Data records Start Marker

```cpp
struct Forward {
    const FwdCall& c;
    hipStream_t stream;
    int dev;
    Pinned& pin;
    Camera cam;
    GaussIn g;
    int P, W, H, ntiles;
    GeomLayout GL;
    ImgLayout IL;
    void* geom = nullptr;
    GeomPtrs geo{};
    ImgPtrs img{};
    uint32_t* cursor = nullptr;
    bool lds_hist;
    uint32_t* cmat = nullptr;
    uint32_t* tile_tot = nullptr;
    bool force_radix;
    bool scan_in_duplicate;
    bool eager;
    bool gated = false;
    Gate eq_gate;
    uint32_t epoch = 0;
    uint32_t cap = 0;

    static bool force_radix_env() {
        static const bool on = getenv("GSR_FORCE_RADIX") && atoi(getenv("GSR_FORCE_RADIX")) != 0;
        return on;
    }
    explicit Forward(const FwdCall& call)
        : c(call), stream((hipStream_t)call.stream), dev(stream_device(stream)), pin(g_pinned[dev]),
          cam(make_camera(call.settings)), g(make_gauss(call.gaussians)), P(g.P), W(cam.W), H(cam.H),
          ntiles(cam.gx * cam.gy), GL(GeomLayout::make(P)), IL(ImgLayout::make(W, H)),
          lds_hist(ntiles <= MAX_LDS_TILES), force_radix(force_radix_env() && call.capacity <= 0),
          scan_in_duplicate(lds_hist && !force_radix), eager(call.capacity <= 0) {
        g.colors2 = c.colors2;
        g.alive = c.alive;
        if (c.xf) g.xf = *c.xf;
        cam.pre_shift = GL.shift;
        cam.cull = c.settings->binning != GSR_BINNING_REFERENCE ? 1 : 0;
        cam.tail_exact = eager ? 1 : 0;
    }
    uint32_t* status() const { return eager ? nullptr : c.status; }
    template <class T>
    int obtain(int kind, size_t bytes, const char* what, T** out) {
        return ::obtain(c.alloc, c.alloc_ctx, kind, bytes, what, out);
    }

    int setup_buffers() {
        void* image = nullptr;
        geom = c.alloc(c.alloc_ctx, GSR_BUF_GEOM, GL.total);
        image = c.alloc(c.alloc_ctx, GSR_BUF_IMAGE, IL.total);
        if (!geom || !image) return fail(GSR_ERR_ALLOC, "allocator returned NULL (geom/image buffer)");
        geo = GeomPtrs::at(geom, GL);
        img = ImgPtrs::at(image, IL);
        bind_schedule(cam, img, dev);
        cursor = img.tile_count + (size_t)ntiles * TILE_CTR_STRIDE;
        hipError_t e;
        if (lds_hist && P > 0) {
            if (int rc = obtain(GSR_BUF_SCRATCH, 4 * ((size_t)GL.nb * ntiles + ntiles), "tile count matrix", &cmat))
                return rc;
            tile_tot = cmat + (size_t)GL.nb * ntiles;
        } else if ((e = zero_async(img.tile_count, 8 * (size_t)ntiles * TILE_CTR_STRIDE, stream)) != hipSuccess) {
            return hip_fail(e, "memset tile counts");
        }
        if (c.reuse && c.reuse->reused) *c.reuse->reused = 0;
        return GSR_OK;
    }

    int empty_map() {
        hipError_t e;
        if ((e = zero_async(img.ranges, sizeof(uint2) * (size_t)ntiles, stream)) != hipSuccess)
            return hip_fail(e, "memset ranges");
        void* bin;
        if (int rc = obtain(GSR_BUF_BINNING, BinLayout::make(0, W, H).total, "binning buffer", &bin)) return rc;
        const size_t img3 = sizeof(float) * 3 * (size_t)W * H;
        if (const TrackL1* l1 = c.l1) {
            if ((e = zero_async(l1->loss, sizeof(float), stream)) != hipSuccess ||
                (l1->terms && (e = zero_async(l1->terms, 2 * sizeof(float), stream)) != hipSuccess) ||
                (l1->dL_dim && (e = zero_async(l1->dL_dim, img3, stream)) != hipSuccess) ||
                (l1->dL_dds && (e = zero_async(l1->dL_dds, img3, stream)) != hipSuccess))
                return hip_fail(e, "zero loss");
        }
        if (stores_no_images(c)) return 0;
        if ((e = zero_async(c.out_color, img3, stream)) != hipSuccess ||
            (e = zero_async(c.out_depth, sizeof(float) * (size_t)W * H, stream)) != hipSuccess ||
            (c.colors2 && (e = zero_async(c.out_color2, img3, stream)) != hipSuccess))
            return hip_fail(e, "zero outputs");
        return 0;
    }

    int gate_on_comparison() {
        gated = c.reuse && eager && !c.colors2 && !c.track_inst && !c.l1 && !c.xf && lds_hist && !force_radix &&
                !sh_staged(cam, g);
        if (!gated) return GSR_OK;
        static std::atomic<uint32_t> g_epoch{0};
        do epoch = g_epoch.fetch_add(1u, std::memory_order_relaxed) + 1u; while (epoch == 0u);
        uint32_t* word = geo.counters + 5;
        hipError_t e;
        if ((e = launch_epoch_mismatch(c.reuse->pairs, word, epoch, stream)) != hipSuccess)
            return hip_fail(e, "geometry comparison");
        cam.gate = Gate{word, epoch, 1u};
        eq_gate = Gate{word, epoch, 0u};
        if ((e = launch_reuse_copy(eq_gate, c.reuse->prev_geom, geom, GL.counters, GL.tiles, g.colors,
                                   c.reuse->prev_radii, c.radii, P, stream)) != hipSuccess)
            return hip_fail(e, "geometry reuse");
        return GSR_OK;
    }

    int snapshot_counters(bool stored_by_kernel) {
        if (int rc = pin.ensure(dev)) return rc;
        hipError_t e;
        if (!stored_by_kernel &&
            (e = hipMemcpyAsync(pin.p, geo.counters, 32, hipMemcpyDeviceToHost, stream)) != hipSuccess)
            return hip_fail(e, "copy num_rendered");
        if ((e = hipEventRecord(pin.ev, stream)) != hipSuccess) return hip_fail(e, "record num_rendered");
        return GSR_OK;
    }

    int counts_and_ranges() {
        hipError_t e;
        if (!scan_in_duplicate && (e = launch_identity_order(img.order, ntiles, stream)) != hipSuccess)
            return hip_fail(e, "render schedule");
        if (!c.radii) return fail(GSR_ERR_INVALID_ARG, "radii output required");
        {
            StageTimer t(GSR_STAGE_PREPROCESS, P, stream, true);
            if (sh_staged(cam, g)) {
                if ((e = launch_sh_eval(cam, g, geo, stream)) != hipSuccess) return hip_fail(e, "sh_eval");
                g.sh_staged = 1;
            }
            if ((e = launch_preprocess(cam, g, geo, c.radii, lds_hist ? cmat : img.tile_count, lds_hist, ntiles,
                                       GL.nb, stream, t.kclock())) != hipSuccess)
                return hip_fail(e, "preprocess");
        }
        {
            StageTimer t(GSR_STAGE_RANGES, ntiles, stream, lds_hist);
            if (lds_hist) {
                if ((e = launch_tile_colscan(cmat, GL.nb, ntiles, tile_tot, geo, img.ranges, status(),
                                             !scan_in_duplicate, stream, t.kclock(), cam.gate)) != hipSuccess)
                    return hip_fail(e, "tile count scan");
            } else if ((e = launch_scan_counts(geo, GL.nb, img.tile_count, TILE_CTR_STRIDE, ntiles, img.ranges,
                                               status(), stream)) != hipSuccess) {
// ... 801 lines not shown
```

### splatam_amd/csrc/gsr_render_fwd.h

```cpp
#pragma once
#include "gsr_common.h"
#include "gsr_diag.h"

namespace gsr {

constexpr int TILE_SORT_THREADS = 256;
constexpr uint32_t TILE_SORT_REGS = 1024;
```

Data records End Marker
Data records Start Marker

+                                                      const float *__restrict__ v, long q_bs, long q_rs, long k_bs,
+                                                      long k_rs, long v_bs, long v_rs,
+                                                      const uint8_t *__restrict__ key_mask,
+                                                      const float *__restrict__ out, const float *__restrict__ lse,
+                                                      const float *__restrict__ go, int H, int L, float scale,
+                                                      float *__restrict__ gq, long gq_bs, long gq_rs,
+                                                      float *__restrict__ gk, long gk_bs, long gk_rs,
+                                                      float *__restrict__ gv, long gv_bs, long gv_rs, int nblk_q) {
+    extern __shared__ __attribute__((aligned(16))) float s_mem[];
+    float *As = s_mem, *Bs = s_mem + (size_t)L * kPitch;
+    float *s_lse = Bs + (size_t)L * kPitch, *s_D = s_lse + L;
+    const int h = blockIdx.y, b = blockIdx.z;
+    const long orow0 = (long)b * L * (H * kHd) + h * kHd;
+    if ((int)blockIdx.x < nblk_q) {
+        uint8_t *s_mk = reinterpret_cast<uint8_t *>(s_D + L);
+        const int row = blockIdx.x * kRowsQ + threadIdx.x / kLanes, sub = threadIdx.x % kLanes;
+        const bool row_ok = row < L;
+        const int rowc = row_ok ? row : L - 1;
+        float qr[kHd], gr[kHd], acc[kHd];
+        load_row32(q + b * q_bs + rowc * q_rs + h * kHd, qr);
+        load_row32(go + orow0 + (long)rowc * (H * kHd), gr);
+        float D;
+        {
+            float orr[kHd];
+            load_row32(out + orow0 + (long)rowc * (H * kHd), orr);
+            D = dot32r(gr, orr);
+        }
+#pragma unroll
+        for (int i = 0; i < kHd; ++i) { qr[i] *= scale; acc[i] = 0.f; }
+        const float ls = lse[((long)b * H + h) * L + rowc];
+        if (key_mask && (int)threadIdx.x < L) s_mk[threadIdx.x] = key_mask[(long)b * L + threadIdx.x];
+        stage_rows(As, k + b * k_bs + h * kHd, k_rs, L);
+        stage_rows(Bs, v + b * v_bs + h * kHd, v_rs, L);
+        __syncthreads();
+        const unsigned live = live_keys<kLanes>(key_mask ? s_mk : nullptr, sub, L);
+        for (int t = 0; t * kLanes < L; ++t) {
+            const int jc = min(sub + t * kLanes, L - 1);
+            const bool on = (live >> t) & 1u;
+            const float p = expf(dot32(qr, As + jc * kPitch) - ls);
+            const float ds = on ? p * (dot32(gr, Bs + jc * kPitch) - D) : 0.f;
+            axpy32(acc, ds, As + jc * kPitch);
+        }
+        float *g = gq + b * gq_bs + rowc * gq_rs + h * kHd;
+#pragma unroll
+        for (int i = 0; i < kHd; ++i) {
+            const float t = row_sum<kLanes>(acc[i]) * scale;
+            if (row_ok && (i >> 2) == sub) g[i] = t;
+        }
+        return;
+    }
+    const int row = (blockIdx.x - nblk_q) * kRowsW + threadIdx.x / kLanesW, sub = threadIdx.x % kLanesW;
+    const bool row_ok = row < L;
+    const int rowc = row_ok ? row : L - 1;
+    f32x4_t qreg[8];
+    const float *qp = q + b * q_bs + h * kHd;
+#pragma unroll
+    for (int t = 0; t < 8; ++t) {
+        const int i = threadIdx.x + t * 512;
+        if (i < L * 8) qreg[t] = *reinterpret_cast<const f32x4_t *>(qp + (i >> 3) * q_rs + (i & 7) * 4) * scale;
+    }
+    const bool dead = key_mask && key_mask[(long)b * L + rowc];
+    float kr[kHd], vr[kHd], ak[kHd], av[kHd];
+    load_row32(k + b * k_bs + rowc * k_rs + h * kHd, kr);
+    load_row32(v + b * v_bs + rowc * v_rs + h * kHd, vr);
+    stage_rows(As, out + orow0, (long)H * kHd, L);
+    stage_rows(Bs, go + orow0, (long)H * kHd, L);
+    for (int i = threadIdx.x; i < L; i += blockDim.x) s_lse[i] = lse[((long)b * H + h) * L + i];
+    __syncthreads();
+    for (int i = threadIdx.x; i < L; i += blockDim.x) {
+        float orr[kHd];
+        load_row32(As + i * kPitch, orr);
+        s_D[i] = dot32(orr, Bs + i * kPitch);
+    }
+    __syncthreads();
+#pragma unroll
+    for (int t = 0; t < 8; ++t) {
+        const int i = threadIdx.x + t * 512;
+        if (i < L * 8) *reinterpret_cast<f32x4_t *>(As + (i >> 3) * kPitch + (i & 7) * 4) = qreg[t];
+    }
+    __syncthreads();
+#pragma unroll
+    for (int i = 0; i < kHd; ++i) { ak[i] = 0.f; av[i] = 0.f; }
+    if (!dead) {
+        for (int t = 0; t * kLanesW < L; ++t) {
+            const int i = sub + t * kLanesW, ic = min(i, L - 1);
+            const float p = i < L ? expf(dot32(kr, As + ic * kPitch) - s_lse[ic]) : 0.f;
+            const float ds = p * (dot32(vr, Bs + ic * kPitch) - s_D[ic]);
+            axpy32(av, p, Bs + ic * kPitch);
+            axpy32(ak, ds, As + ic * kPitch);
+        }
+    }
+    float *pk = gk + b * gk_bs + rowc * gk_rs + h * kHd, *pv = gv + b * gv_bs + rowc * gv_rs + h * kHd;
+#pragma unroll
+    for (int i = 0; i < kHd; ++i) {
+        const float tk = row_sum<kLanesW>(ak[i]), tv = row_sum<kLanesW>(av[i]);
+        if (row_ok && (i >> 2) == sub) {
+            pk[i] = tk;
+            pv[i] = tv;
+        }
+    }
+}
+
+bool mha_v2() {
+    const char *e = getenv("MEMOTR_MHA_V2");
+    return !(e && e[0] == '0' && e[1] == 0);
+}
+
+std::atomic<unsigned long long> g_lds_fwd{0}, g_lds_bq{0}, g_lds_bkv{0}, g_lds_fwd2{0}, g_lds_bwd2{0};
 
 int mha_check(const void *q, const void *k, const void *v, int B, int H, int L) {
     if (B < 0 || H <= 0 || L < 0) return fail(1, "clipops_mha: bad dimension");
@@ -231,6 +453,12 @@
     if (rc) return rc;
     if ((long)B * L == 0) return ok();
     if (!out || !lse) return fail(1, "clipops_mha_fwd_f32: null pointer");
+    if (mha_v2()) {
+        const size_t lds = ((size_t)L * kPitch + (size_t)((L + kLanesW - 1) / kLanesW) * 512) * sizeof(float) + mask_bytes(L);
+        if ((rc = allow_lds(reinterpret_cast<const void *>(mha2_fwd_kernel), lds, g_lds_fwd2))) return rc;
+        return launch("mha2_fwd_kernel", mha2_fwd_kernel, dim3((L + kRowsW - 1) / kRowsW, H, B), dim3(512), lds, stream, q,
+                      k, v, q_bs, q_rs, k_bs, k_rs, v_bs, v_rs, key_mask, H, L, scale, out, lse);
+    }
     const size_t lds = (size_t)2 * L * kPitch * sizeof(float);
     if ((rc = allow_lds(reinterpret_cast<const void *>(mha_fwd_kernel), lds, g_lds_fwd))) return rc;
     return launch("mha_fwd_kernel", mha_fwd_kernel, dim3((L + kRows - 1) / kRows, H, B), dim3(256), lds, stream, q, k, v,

Data records End Marker

Task directions: Copy all lines of the records in which the string "memset" can be found.

Solution for this exercise:
            return hip_fail(e, "memset tile counts");
            return hip_fail(e, "memset ranges");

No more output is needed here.